TASK DESCRIPTION :: Locate the lines of the listing below that hold "weight", then copy each of them.

RECORDED INFORMATION ::
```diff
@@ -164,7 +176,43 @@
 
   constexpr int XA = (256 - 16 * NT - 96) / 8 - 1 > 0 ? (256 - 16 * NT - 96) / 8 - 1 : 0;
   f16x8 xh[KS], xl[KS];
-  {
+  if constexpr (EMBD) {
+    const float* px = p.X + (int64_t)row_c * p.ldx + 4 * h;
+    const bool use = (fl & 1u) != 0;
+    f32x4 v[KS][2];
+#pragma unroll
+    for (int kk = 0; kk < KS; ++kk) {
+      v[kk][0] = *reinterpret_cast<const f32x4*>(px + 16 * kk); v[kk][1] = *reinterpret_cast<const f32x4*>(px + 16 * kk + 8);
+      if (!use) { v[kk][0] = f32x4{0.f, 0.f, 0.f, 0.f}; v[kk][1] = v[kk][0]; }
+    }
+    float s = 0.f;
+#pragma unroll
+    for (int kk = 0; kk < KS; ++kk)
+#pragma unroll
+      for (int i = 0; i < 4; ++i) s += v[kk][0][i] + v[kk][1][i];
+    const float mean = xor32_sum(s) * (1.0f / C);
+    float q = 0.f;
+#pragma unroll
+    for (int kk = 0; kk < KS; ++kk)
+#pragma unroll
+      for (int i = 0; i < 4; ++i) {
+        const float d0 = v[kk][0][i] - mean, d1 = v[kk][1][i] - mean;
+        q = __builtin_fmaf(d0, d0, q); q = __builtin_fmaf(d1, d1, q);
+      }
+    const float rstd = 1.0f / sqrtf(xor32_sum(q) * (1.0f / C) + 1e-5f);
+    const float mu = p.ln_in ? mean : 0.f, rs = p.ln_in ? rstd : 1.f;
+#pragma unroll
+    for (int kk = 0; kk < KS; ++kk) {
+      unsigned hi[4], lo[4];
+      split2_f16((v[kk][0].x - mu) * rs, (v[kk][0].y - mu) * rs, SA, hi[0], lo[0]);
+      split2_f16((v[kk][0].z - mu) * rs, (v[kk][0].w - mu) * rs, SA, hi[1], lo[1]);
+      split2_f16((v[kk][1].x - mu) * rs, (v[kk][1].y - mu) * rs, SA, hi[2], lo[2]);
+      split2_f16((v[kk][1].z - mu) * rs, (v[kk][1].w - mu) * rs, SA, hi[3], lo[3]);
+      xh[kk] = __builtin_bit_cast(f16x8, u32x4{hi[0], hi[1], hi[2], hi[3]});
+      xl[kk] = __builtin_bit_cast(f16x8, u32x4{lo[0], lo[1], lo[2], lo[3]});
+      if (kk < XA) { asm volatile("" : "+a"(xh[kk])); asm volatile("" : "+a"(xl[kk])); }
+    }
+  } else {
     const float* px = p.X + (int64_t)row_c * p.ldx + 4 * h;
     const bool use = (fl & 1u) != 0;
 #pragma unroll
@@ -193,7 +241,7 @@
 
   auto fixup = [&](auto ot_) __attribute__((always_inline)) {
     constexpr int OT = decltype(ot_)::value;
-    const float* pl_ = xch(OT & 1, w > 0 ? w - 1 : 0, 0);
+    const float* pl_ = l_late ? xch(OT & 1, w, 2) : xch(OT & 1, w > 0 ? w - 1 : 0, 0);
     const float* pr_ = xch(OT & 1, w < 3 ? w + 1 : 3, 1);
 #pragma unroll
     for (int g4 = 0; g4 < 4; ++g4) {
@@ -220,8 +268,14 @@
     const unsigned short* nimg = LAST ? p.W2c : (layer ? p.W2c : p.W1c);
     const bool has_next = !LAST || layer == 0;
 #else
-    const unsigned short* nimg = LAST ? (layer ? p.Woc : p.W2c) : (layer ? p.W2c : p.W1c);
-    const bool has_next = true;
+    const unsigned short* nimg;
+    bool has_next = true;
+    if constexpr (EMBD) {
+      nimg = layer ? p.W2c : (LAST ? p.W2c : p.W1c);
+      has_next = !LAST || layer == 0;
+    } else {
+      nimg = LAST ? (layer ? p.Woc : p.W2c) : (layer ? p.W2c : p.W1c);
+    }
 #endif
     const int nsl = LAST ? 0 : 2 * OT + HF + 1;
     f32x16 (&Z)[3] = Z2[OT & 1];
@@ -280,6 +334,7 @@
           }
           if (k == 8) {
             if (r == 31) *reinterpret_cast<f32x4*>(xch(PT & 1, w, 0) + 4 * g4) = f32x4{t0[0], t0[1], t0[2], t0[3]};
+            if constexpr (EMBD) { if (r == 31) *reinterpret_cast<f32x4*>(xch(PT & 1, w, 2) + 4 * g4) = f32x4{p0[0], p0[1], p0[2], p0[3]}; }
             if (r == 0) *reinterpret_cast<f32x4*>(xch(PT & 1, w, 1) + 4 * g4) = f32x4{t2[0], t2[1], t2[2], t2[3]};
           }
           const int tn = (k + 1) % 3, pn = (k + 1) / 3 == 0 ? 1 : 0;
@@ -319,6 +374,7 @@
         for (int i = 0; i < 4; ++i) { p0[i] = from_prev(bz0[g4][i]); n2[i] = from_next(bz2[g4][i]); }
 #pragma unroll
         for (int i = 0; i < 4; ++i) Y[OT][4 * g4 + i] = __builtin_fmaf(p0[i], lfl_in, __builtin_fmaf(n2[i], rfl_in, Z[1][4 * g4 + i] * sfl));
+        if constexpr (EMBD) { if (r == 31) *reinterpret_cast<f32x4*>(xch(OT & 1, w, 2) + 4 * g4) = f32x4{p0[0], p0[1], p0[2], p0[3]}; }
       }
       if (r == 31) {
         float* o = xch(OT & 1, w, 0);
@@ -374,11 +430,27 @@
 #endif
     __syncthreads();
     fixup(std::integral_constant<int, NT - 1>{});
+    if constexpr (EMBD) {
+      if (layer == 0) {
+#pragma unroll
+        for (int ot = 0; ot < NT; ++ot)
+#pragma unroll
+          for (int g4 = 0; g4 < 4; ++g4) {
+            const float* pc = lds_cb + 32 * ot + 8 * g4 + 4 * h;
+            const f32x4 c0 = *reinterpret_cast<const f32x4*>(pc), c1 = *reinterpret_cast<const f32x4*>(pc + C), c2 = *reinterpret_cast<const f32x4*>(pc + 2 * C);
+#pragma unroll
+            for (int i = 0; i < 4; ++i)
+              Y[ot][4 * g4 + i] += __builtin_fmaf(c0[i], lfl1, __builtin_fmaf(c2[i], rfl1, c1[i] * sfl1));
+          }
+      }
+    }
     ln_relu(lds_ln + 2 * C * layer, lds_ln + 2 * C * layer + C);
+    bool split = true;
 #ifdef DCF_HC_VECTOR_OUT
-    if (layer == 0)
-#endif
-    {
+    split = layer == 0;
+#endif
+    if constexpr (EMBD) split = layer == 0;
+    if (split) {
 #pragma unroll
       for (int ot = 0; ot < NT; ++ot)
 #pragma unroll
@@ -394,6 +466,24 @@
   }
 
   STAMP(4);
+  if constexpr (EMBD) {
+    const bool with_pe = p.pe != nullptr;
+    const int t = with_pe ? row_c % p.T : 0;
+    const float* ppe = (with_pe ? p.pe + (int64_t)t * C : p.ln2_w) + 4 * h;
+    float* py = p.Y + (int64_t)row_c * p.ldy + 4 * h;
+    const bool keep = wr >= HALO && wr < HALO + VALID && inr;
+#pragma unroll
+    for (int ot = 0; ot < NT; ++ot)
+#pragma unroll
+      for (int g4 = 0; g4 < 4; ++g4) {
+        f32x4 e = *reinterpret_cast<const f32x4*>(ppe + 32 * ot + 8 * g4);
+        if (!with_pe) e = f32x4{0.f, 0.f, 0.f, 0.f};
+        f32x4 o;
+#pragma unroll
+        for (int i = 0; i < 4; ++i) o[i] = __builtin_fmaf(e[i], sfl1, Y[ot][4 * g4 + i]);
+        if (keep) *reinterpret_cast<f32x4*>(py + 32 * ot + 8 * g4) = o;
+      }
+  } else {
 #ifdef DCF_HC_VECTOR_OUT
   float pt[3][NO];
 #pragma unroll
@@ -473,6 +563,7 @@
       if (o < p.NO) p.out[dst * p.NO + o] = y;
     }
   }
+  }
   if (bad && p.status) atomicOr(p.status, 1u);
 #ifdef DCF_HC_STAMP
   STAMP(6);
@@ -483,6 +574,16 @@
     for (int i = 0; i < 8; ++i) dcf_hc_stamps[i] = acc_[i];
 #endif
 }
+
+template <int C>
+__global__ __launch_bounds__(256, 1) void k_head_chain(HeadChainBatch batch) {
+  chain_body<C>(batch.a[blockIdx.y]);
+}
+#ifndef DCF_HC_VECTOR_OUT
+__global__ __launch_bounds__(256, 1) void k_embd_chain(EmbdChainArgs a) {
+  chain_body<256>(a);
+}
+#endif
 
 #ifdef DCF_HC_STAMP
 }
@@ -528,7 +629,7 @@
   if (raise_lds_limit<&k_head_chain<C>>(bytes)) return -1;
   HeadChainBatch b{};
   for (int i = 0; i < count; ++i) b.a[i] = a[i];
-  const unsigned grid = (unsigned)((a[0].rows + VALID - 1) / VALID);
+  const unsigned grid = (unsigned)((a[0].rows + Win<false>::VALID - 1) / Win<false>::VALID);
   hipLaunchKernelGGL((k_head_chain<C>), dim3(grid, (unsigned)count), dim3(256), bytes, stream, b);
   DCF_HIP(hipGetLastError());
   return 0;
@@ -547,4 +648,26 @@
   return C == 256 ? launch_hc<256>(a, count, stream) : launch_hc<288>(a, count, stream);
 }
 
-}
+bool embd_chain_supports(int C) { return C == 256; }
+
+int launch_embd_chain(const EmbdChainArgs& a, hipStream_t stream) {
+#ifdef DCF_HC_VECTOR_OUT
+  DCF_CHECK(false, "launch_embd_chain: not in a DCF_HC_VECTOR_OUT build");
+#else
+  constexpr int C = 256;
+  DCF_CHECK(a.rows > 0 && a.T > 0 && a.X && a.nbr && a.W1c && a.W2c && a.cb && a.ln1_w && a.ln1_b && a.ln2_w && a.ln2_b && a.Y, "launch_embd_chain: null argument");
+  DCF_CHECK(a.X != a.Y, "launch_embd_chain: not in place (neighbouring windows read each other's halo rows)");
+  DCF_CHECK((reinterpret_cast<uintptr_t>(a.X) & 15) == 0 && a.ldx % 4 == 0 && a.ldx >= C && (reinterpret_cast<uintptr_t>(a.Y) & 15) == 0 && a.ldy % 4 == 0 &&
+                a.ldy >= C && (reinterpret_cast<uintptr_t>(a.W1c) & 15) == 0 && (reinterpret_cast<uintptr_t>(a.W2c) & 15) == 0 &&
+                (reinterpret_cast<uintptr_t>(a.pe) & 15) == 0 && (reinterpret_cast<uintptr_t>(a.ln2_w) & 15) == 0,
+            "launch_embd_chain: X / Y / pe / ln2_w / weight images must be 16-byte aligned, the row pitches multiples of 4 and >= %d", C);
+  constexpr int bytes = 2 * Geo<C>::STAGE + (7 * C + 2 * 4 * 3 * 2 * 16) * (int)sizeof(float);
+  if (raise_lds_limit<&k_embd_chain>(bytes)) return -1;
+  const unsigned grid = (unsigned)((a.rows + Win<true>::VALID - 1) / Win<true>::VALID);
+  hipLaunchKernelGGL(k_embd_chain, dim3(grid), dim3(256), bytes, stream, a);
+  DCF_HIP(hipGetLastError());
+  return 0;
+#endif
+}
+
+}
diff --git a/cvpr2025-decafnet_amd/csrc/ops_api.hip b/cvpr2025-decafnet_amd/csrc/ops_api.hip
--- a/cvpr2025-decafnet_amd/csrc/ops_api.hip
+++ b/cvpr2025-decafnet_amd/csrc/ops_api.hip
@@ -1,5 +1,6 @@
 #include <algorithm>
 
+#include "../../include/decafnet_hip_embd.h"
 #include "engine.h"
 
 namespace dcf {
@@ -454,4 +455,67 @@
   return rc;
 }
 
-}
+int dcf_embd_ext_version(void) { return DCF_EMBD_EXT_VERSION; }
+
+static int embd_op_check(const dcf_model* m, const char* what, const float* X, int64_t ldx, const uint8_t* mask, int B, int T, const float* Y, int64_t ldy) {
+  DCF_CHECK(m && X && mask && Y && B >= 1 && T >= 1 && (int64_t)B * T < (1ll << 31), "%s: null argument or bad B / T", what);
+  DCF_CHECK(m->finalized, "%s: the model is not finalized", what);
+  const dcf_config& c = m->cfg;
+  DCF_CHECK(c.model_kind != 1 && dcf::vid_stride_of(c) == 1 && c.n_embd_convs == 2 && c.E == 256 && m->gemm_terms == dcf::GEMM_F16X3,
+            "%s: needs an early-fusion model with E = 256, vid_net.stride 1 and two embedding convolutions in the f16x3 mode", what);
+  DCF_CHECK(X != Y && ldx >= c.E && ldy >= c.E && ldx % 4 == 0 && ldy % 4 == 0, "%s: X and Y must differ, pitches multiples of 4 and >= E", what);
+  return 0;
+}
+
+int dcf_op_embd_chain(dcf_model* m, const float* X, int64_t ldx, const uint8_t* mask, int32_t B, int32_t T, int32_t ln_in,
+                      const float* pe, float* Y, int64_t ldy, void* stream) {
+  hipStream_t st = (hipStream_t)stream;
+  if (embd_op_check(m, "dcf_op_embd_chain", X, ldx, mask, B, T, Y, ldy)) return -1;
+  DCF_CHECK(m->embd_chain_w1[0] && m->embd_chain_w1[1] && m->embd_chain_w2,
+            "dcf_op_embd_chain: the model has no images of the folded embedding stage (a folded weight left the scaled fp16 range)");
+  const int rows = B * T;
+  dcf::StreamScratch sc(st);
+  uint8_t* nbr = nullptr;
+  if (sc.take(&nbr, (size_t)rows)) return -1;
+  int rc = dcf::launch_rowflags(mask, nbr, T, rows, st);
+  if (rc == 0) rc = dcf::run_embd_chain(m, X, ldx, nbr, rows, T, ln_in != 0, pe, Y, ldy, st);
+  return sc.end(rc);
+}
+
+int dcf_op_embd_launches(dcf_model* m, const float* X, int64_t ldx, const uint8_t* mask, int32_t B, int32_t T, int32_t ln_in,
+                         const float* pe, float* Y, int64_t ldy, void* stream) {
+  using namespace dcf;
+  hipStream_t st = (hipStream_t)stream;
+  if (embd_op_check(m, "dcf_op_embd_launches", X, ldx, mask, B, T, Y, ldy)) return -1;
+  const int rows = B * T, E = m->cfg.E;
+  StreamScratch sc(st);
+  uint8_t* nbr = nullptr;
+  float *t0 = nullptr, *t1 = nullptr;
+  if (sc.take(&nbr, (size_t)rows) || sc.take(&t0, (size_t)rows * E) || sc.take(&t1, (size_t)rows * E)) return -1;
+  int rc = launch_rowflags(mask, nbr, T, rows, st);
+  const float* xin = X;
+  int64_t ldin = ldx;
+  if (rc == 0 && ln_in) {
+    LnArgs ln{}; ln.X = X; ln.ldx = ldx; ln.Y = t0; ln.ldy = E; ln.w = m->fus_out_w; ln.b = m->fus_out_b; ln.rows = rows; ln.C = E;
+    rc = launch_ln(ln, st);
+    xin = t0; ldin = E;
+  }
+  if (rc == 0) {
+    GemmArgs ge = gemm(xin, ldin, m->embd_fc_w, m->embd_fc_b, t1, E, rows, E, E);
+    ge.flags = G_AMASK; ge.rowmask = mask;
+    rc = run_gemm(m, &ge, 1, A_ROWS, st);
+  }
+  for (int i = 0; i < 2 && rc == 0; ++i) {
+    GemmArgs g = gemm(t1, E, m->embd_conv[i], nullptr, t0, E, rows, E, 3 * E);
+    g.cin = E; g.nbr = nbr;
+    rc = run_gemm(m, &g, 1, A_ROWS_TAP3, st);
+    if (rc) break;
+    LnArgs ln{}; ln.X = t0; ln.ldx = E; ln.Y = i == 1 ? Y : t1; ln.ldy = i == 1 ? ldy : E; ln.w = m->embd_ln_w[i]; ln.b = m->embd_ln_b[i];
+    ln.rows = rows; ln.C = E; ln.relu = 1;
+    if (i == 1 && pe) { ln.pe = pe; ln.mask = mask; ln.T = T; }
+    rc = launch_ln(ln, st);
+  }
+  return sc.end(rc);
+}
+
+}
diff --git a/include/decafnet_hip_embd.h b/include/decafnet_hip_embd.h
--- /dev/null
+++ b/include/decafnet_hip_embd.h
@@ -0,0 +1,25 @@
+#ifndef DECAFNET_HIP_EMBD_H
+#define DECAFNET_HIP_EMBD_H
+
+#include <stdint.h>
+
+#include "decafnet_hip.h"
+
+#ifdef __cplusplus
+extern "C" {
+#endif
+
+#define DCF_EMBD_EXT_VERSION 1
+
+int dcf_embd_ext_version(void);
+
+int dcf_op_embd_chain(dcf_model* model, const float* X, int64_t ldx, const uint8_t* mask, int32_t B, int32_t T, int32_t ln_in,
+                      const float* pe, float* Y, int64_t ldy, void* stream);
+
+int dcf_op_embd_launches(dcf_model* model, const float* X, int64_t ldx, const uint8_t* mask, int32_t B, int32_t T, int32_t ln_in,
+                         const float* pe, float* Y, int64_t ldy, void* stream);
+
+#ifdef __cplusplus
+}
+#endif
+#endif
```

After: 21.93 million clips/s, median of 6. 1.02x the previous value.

WRITTEN RESPONSE ::
+            "launch_embd_chain: X / Y / pe / ln2_w / weight images must be 16-byte aligned, the row pitches multiples of 4 and >= %d", C);
+            "dcf_op_embd_chain: the model has no images of the folded embedding stage (a folded weight left the scaled fp16 range)");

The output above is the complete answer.